■ **What you will do**
Give back the whole listing exactly, line by line.

■ **Information supplied**
@@ -1029,9 +1400,12 @@
                               int split_k, int accumulate, float alpha, const uint32_t* tile_flags,
                               uint32_t flag_epoch, long long flag_elem_off, int flag_tile_elems,
                               long long flag_bias_off, int force_bn, float* col_stats, const uint32_t* flag_epoch_ptr,
-                              const B200SgdEpilogue* sgd, cudaStream_t stream) {
+                              const B200SgdEpilogue* sgd, const B200BnEpilogue* bn_epi, cudaStream_t stream) {
   using namespace b200;
   if (M <= 0 || N <= 0 || K <= 0) return 0;
+  if (bn_epi != nullptr && (M > 4 * BM || out_fp32 || accumulate || a_mn || split_k > 1 || bias != nullptr || act != 0 ||
+                            alpha != 1.0f || col_stats != nullptr || tile_flags != nullptr || sgd != nullptr))
+    return B200_BN_EPILOGUE_DECLINED;
   if (sgd != nullptr && (!accumulate || !out_fp32 || !a_mn || !b_mn || bias != nullptr || act != 0 || alpha != 1.0f ||
                          col_stats != nullptr || tile_flags != nullptr))
     return B200_SGD_EPILOGUE_DECLINED;
@@ -1086,6 +1460,7 @@
     if (split_k != 1 || cluster_k != 1 || persistent) return B200_SGD_EPILOGUE_DECLINED;
     set_sgd_epilogue(p, *sgd);
   }
+  if (bn_epi != nullptr) return launch_bn<0>(ta, tb, p, *bn_epi, bn, grid, stream);
   if (cluster_k > 1) {
     if (bn == 128) return launch_cfg<128>(ta, tb, p, grid, stream);
     return launch_cfg<64>(ta, tb, p, grid, stream);
@@ -1151,11 +1526,12 @@
 
 extern "C" int b200_conv_igemm_fwd(const void* x, const void* w, void* y, int N, int H, int W, int Cin, int Cout, int KH,
                                    int KW, int stride, int pad, int Ho, int Wo, int cluster_k, int force_bn,
-                                   float* col_stats, cudaStream_t stream) {
+                                   float* col_stats, const B200BnEpilogue* bn_epi, cudaStream_t stream) {
   using namespace b200;
   const long long M = static_cast<long long>(N) * Ho * Wo;
   const int K = KH * KW * Cin;
   if (M <= 0 || Cout <= 0) return 0;
+  if (bn_epi != nullptr && (M > 4 * BM || col_stats != nullptr)) return B200_BN_EPILOGUE_DECLINED;
   if (Cin % 64 != 0 || Cout % 8 != 0 || M > (1ll << 30) || (reinterpret_cast<uintptr_t>(x) & 15) ||
       (reinterpret_cast<uintptr_t>(w) & 15) || (reinterpret_cast<uintptr_t>(y) & 15))
     return -2;
@@ -1181,6 +1557,7 @@
   p.conv_ho = Ho; p.conv_wo = Wo; p.conv_stride = stride; p.conv_pad = pad; p.conv_kw = KW; p.conv_cin = Cin;
   p.conv_taps = KH * KW; p.conv_ncol = Cin;
   dim3 grid((Cout + bn - 1) / bn, static_cast<unsigned>((M + BM - 1) / BM), cluster_k);
+  if (bn_epi != nullptr) return launch_bn<1>(ta, tb, p, *bn_epi, bn, grid, stream);
   if (cluster_k > 1) {
     if (bn == 128) return launch_cfg<128, 1>(ta, tb, p, grid, stream);
     return launch_cfg<64, 1>(ta, tb, p, grid, stream);
@@ -1192,11 +1569,12 @@
 
 extern "C" int b200_conv_igemm_dgrad(const void* dy, const void* w, void* dx, int N, int H, int W, int Cin, int Cout,
                                      int KH, int KW, int pad, int Ho, int Wo, int cluster_k, int force_bn,
-                                     cudaStream_t stream) {
+                                     const B200BnEpilogue* bn_epi, cudaStream_t stream) {
   using namespace b200;
   const long long M = static_cast<long long>(N) * H * W;
   const int K = KH * KW * Cout;
   if (M <= 0 || Cin <= 0) return 0;
+  if (bn_epi != nullptr && M > 4 * BM) return B200_BN_EPILOGUE_DECLINED;
   const int padp = KH - 1 - pad, padq = KW - 1 - pad;
   if (Cout % 64 != 0 || Cin % 64 != 0 || M > (1ll << 30) || padp < 0 || padq < 0 || padp != padq ||
       Ho + 2 * padp - (KH - 1) != H || Wo + 2 * padq - (KW - 1) != W || (reinterpret_cast<uintptr_t>(dy) & 15) ||
@@ -1225,6 +1603,7 @@
   p.conv_ho = H; p.conv_wo = W; p.conv_stride = 1; p.conv_pad = padp; p.conv_kw = KW; p.conv_cin = Cout;
   p.conv_taps = KH * KW; p.conv_ncol = Cin;
   dim3 grid((Cin + bn - 1) / bn, static_cast<unsigned>((M + BM - 1) / BM), cluster_k);
+  if (bn_epi != nullptr) return launch_bn<3>(ta, tb, p, *bn_epi, bn, grid, stream);
   if (cluster_k > 1) {
     if (bn == 128) return launch_cfg<128, 3>(ta, tb, p, grid, stream);
     return launch_cfg<64, 3>(ta, tb, p, grid, stream);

■ **Reply**
@@ -1029,9 +1400,12 @@
                               int split_k, int accumulate, float alpha, const uint32_t* tile_flags,
                               uint32_t flag_epoch, long long flag_elem_off, int flag_tile_elems,
                               long long flag_bias_off, int force_bn, float* col_stats, const uint32_t* flag_epoch_ptr,
-                              const B200SgdEpilogue* sgd, cudaStream_t stream) {
+                              const B200SgdEpilogue* sgd, const B200BnEpilogue* bn_epi, cudaStream_t stream) {
   using namespace b200;
   if (M <= 0 || N <= 0 || K <= 0) return 0;
+  if (bn_epi != nullptr && (M > 4 * BM || out_fp32 || accumulate || a_mn || split_k > 1 || bias != nullptr || act != 0 ||
+                            alpha != 1.0f || col_stats != nullptr || tile_flags != nullptr || sgd != nullptr))
+    return B200_BN_EPILOGUE_DECLINED;
   if (sgd != nullptr && (!accumulate || !out_fp32 || !a_mn || !b_mn || bias != nullptr || act != 0 || alpha != 1.0f ||
                          col_stats != nullptr || tile_flags != nullptr))
     return B200_SGD_EPILOGUE_DECLINED;
@@ -1086,6 +1460,7 @@
     if (split_k != 1 || cluster_k != 1 || persistent) return B200_SGD_EPILOGUE_DECLINED;
     set_sgd_epilogue(p, *sgd);
   }
+  if (bn_epi != nullptr) return launch_bn<0>(ta, tb, p, *bn_epi, bn, grid, stream);
   if (cluster_k > 1) {
     if (bn == 128) return launch_cfg<128>(ta, tb, p, grid, stream);
     return launch_cfg<64>(ta, tb, p, grid, stream);
@@ -1151,11 +1526,12 @@
 
 extern "C" int b200_conv_igemm_fwd(const void* x, const void* w, void* y, int N, int H, int W, int Cin, int Cout, int KH,
                                    int KW, int stride, int pad, int Ho, int Wo, int cluster_k, int force_bn,
-                                   float* col_stats, cudaStream_t stream) {
+                                   float* col_stats, const B200BnEpilogue* bn_epi, cudaStream_t stream) {
   using namespace b200;
   const long long M = static_cast<long long>(N) * Ho * Wo;
   const int K = KH * KW * Cin;
   if (M <= 0 || Cout <= 0) return 0;
+  if (bn_epi != nullptr && (M > 4 * BM || col_stats != nullptr)) return B200_BN_EPILOGUE_DECLINED;
   if (Cin % 64 != 0 || Cout % 8 != 0 || M > (1ll << 30) || (reinterpret_cast<uintptr_t>(x) & 15) ||
       (reinterpret_cast<uintptr_t>(w) & 15) || (reinterpret_cast<uintptr_t>(y) & 15))
     return -2;
@@ -1181,6 +1557,7 @@
   p.conv_ho = Ho; p.conv_wo = Wo; p.conv_stride = stride; p.conv_pad = pad; p.conv_kw = KW; p.conv_cin = Cin;
   p.conv_taps = KH * KW; p.conv_ncol = Cin;
   dim3 grid((Cout + bn - 1) / bn, static_cast<unsigned>((M + BM - 1) / BM), cluster_k);
+  if (bn_epi != nullptr) return launch_bn<1>(ta, tb, p, *bn_epi, bn, grid, stream);
   if (cluster_k > 1) {
     if (bn == 128) return launch_cfg<128, 1>(ta, tb, p, grid, stream);
     return launch_cfg<64, 1>(ta, tb, p, grid, stream);
@@ -1192,11 +1569,12 @@
 
 extern "C" int b200_conv_igemm_dgrad(const void* dy, const void* w, void* dx, int N, int H, int W, int Cin, int Cout,
                                      int KH, int KW, int pad, int Ho, int Wo, int cluster_k, int force_bn,
-                                     cudaStream_t stream) {
+                                     const B200BnEpilogue* bn_epi, cudaStream_t stream) {
   using namespace b200;
   const long long M = static_cast<long long>(N) * H * W;
   const int K = KH * KW * Cout;
   if (M <= 0 || Cin <= 0) return 0;
+  if (bn_epi != nullptr && M > 4 * BM) return B200_BN_EPILOGUE_DECLINED;
   const int padp = KH - 1 - pad, padq = KW - 1 - pad;
   if (Cout % 64 != 0 || Cin % 64 != 0 || M > (1ll << 30) || padp < 0 || padq < 0 || padp != padq ||
       Ho + 2 * padp - (KH - 1) != H || Wo + 2 * padq - (KW - 1) != W || (reinterpret_cast<uintptr_t>(dy) & 15) ||
@@ -1225,6 +1603,7 @@
   p.conv_ho = H; p.conv_wo = W; p.conv_stride = 1; p.conv_pad = padp; p.conv_kw = KW; p.conv_cin = Cout;
   p.conv_taps = KH * KW; p.conv_ncol = Cin;
   dim3 grid((Cin + bn - 1) / bn, static_cast<unsigned>((M + BM - 1) / BM), cluster_k);
+  if (bn_epi != nullptr) return launch_bn<3>(ta, tb, p, *bn_epi, bn, grid, stream);
   if (cluster_k > 1) {
     if (bn == 128) return launch_cfg<128, 3>(ta, tb, p, grid, stream);
     return launch_cfg<64, 3>(ta, tb, p, grid, stream);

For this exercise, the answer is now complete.